SOUTHERN AFRICA: Anglican Province Moves to Support Homosexual Couples
By David W. Virtue
August 27, 2009
In a move that will be viewed by orthodox Anglican leaders on the continent of Africa as both divisive and dangerous, The Anglican Diocese of Cape Town, which includes Anglican bishops from South Africa, Lesotho, Swaziland, Mozambique, Namibia, St Helena, Tristan da Cunha and Angola, passed a resolution this past week asking the church's bishops to provide pastoral guidelines for gay parishioners living in "covenanted partnerships".
The push for recognition of gay and lesbian couples came from delegates from St. George's Cathedral in Cape Town, whose dean, the Rev. Rowan Smith, is an openly gay priest. The Cathedral clergy said the parish has come to be seen as a "safe space" for gay Christians in Cape Town. The Cathedral also said it needed guidelines to help it provide pastoral care to gay parishioners in same-sex relationships. The resolutions were passed in a session of the Synod, which was held at St. Cyprian's Church, Retreat in Cape Town from August 20 to 22.
The move will deepen the fissures between the evangelical African Anglican provinces and the liberal Anglican province in Southern Africa, viewed by orthodox African Anglicans as having close ties with the heavily funded Episcopal Church USA.
Archbishop Thabo Makgoba said the synod's resolution was "an important first step to saying: 'Lord, how do we do ministry in this context?' I'm a developmental person. I don't believe in big bangs. If you throw a little pebble into water, it sends out concentric circles and hopefully that way change comes from that."

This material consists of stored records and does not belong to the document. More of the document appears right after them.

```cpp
__global__ void __launch_bounds__(256)
finish_surfel_grads(int P, const float *__restrict__ rots, const float *__restrict__ geo_rec, float *__restrict__ dmeans,
                    float *__restrict__ dscales, float *__restrict__ dopac, float *__restrict__ drots, float *__restrict__ dgrads3D)
{
    const int i = blockIdx.x * 256 + threadIdx.x;
    if (i >= P) return;
    const float q0 = rots[4 * i], q1 = rots[4 * i + 1], q2 = rots[4 * i + 2], q3 = rots[4 * i + 3];
    const float qq = q0 * q0 + q1 * q1 + q2 * q2 + q3 * q3;
    const float inv = qq > 0.0f ? 1.0f / sqrtf(qq) : 0.0f;
    const float r = q0 * inv, x = q1 * inv, y = q2 * inv, z = q3 * inv;
    const float *g = geo_rec + (size_t)i * GEO;
    const float *rr = g + 3;
#define VR(a, b) rr[(b) * 3 + (a)]
    drots[4 * i + 0] = 2.f * (x * (VR(2, 1) - VR(1, 2)) + y * (VR(0, 2) - VR(2, 0)) + z * (VR(1, 0) - VR(0, 1)));
    drots[4 * i + 1] = 2.f * (-2.f * x * (VR(1, 1) + VR(2, 2)) + y * (VR(1, 0) + VR(0, 1)) + z * (VR(2, 0) + VR(0, 2)) + r * (VR(2, 1) - VR(1, 2)));
    drots[4 * i + 2] = 2.f * (x * (VR(1, 0) + VR(0, 1)) - 2.f * y * (VR(0, 0) + VR(2, 2)) + z * (VR(2, 1) + VR(1, 2)) + r * (VR(0, 2) - VR(2, 0)));
    drots[4 * i + 3] = 2.f * (x * (VR(2, 0) + VR(0, 2)) + y * (VR(2, 1) + VR(1, 2)) - 2.f * z * (VR(0, 0) + VR(1, 1)) + r * (VR(1, 0) - VR(0, 1)));
#undef VR
    dmeans[3 * i] = g[0]; dmeans[3 * i + 1] = g[1]; dmeans[3 * i + 2] = g[2];
    dscales[2 * i] = g[12]; dscales[2 * i + 1] = g[13];
    dopac[i] = g[14];
    if (dgrads3D) { dgrads3D[3 * i] = g[0]; dgrads3D[3 * i + 1] = g[1]; dgrads3D[3 * i + 2] = g[2]; }
}


}
```

Before: 140.4.

## Replace block barriers with wave fences and rebuild staging via readlane prefix

Since the kernel runs one 64-lane wavefront per block, every __syncthreads is swapped for a wavefront-scope fence plus an LDS waitcnt. The stage() routine is rebuilt around this. The next group's entry descriptor is prefetched one group ahead. Per-entry hit counts are broadcast with readlane instead of going through shared scn/spb arrays and two barriers, and each lane loads its own pair index per entry directly, so the serial prefix-sum scatter loop goes away. Global loads for srec, surf_off/cnt and others are hoisted ahead of the LDS writes. Optional cycle-counter instrumentation is added behind a macro, and so are scratch scripts that check results match the previous build bit for bit. The risk is correctness if any block ever has more than one wave, and extra register pressure from the pr[] array.

```diff
diff --git a/envgs_amd/csrc/trace_surfel_bwd.hip b/envgs_amd/csrc/trace_surfel_bwd.hip
--- a/envgs_amd/csrc/trace_surfel_bwd.hip
+++ b/envgs_amd/csrc/trace_surfel_bwd.hip
@@ -10,6 +10,17 @@
 static_assert(BS_GROUP <= 16, "stage() assigns four lanes per entry");
 #ifndef ENVGS_BSB_KO
 #define ENVGS_BSB_KO 0
+#endif
+
+#define ENVGS_WAVE_SYNC() do { __builtin_amdgcn_fence(__ATOMIC_ACQ_REL, "wavefront"); ENVGS_LDS_FENCE(); } while (0)
+#ifndef ENVGS_BSB_TIMING
+#define ENVGS_BSB_TIMING 0
+#endif
+#if ENVGS_BSB_TIMING
+#define ENVGS_BSB_LAP(bucket) do { __builtin_amdgcn_sched_barrier(0); const unsigned long long t_ = __builtin_readcyclecounter(); \
+                                   bucket += t_ - cyc_last; cyc_last = t_; __builtin_amdgcn_sched_barrier(0); } while (0)
+#else
+#define ENVGS_BSB_LAP(bucket) do { } while (0)
 #endif
 
 typedef float f32x4 __attribute__((ext_vector_type(4)));
@@ -23,13 +34,14 @@
     __shared__ float4 sdat[2][BS_GROUP][16];
     __shared__ unsigned long long sdesc[2][BS_GROUP];
     __shared__ unsigned short kmat[2][BS_GROUP][64];
-    __shared__ unsigned spb[2][BS_GROUP];
-    __shared__ unsigned scn[2][BS_GROUP];
     __shared__ float btile[16][BT_PITCH];
     __shared__ float2 sox[2][BS_GROUP];
     const int lane = threadIdx.x;
     const int nb = (A.D + 1) * (A.D + 1);
     const int nbatch = (A.R + 63) >> 6;
+#if ENVGS_BSB_TIMING
+    unsigned long long cyc_pro = 0, cyc_stage = 0, cyc_entry = 0, cyc_sync = 0, cyc_last = __builtin_readcyclecounter();
+#endif
     for (int slot = blockIdx.x; slot < nbatch; slot += gridDim.x) {
         const int batch = A.bwd_order ? (int)A.bwd_order[slot] : slot;
         if ((unsigned)batch >= (unsigned)nbatch) continue;
@@ -57,10 +69,10 @@
             Fsum = bwd_final_dot(B);
         }
         float Areg[16];
-        __syncthreads();
+        ENVGS_WAVE_SYNC();
 #pragma unroll
         for (int k = 0; k < 16; k++) btile[k][lane + 2 * k] = (valid && k < nb) ? basis[k] : (k == 0 ? kC0 : 0.f);
-        __syncthreads();
+        ENVGS_WAVE_SYNC();
 #pragma unroll
         for (int sI = 0; sI < 16; sI++) Areg[sI] = btile[lane & 15][4 * sI + (lane >> 4) + 2 * (lane & 15)];
         float Acol[16];
@@ -69,7 +81,7 @@
             const int k = 4 * (q & 3) + (lane >> 4);
             Acol[q] = btile[k][16 * (q >> 2) + (lane & 15) + 2 * k];
         }
-        __syncthreads();
+        ENVGS_WAVE_SYNC();
         f32x4 SkM[4];
 #pragma unroll
         for (int k = 0; k < 4; k++) SkM[k] = f32x4{0.f, 0.f, 0.f, 0.f};
@@ -82,15 +94,44 @@
         const unsigned *prs = A.pairs + rstart;
         const int D = A.n_entries[2 * batch], NE = D + A.n_entries[2 * batch + 1];
         unsigned poff = 0u;
+        auto fetch_desc = [&](const int g) -> unsigned long long {
+            const int e = g * BS_GROUP + (lane >> 2);
+            const bool ok = (lane >> 2) < BS_GROUP && e < NE;
+            const unsigned long long *p = ok ? ent + (e < D ? (size_t)e : region - 1 - (size_t)(e - D)) : A.entries;
+            const unsigned long long d = *p;
+            return ok ? d : 0ull;
+        };
+        unsigned long long dnext = fetch_desc(0);
         auto stage = [&](int g, int buf) {
             const int el = lane >> 2, part = lane & 3;
             const int e = g * BS_GROUP + el;
             const bool elv = el < BS_GROUP;
-            unsigned long long d = 0ull;
+            const unsigned long long d = dnext;
+            dnext = fetch_desc(g + 1);
+            if (lane * 32 < BS_GROUP * 128) {
+                uint4 *km = reinterpret_cast<uint4 *>(&kmat[buf][0][0]);
+                km[lane * 2] = make_uint4(0u, 0u, 0u, 0u); km[lane * 2 + 1] = make_uint4(0u, 0u, 0u, 0u);
+            }
+            const unsigned hits = (elv && e < NE) ? (unsigned)((d >> 24) & 63ull) + 1u : 0u;
+            unsigned pr[BS_GROUP];
+            unsigned tab_before = 0u;
+#pragma unroll
+            for (int q = 0; q < BS_GROUP; q++) {
+                const unsigned cq = (unsigned)__builtin_amdgcn_readlane((int)hits, 4 * q);
+                const int eq = g * BS_GROUP + q;
+                const unsigned first = eq < D ? poff + tab_before : (unsigned)(region - 1 - (size_t)(eq - D));
+                if (eq < D) tab_before += cq;
+                pr[q] = *((unsigned)lane < cq ? prs + first + lane : A.pairs);
+            }
+            poff += tab_before;
+            __builtin_amdgcn_fence(__ATOMIC_ACQ_REL, "wavefront"); __builtin_amdgcn_sched_barrier(0);
             if (elv && e < NE) {
-                d = e < D ? ent[e] : ent[region - 1 - (size_t)(e - D)];
                 const int sid = (int)(d & 0xFFFFFFull);
-                sdat[buf][el][part] = A.srec[(size_t)sid * 4 + part];
+                const size_t ci = (size_t)sid * NCOPY + copy;
+                const float4 r4 = A.srec[(size_t)sid * 4 + part];
+                const unsigned s_off = A.surf_off[ci], s_cnt = A.surf_cnt[ci];
+                float2 s_ox = make_float2(0.f, 0.f);
+                if constexpr (OTH) s_ox = reinterpret_cast<const float2 *>(A.others)[sid];
                 if (A.M == 16 && A.f16) {
                     const uint2 *s2 = reinterpret_cast<const uint2 *>(reinterpret_cast<const __half *>(A.shs) + (size_t)sid * 48);
 #pragma unroll
@@ -130,47 +171,28 @@
                         sdat[buf][el][4 + part * 3 + q] = make_float4(v[0], v[1], v[2], v[3]);
                     }
                 }
+                sdat[buf][el][part] = r4;
                 if (part == 0) {
-                    const size_t ci = (size_t)sid * NCOPY + copy;
-                    const unsigned rec = A.surf_off[ci] - A.surf_cnt[ci] + (unsigned)(d >> 32);
+                    const unsigned rec = s_off - s_cnt + (unsigned)(d >> 32);
                     sdesc[buf][el] = (d & 0x3FFFFFFFull) | ((unsigned long long)rec << 32);
-                    if constexpr (OTH) sox[buf][el] = reinterpret_cast<const float2 *>(A.others)[sid];
+                    if constexpr (OTH) sox[buf][el] = s_ox;
                 }
             }
-            if (part == 0 && elv) scn[buf][el] = e < NE ? (unsigned)((d >> 24) & 63ull) + 1u : 0u;
-            if (lane * 32 < BS_GROUP * 128) {
-                uint4 *km = reinterpret_cast<uint4 *>(&kmat[buf][0][0]);
-                km[lane * 2] = make_uint4(0u, 0u, 0u, 0u); km[lane * 2 + 1] = make_uint4(0u, 0u, 0u, 0u);
-            }
-            __syncthreads();
-            unsigned pref[BS_GROUP + 1];
-            pref[0] = 0u;
-#pragma unroll
-            for (int q = 0; q < BS_GROUP; q++) pref[q + 1] = pref[q] + scn[buf][q];
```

He acknowledged that the issue of same-sex partnerships has led to a schism in the Anglican Church in the United States. He wanted to avoid the issue of becoming a source of division in the Anglican Church in southern Africa.
The synod says the request will now go forward to the House of Bishops for ratification.
Globally, the Anglican Communion has not given its approval to same-sex unions or marriages. The actions of two North American provinces - The Episcopal Church and the Anglican Church of Canada - have resulted in at least 22 provinces declaring they are in "broken communion" with the North American branches of the Anglican Communion.
The Anglican Consultative Council has declared a moratorium on the "authorization of public rites of blessing for same-sex unions", but it has been widely flaunted with no disciplinary action from the fourth instrument of unity.
"South Africa has laws that approve a civil union in this context, but not in the other countries within our province. In central Africa and north Africa, both the Anglican Church and the state say 'no'," said Makgoba.
"The reason for this resolution was because we have these parishioners, and the law provides for them to be in that state, so how do we pastorally respond to that?"
The Rev. Sarah Rowland Jones successfully proposed an amendment to the resolution which provided that the pastoral guidelines the Synod requested take "due regard of the mind of the Anglican Communion."
In 2006, then Archbishop of Cape Town, Njogonkulu Ndungane, welcomed the expansion of civil rights for gay couples, but stated the Anglican Church's position is clear. "We have repeatedly affirmed that we do not regard partnership between two persons of the same sex as a marriage in the eyes of God." But on Nov 14, 2006, the South African Parliament voted 230-41 to allow same-sex couples to "solemnize and register a voluntary union by way of either a marriage or a civil partnership."
Following the 2006 vote, Archbishop Makgoba - then the Bishop of Grahamstown - urged all sides to continue talking. "We agree that we have to dialogue, and listen to the experiences of all people around this issue, so that when the conclusion is arrived at, all of us understand and appreciate the challenges that all people feel."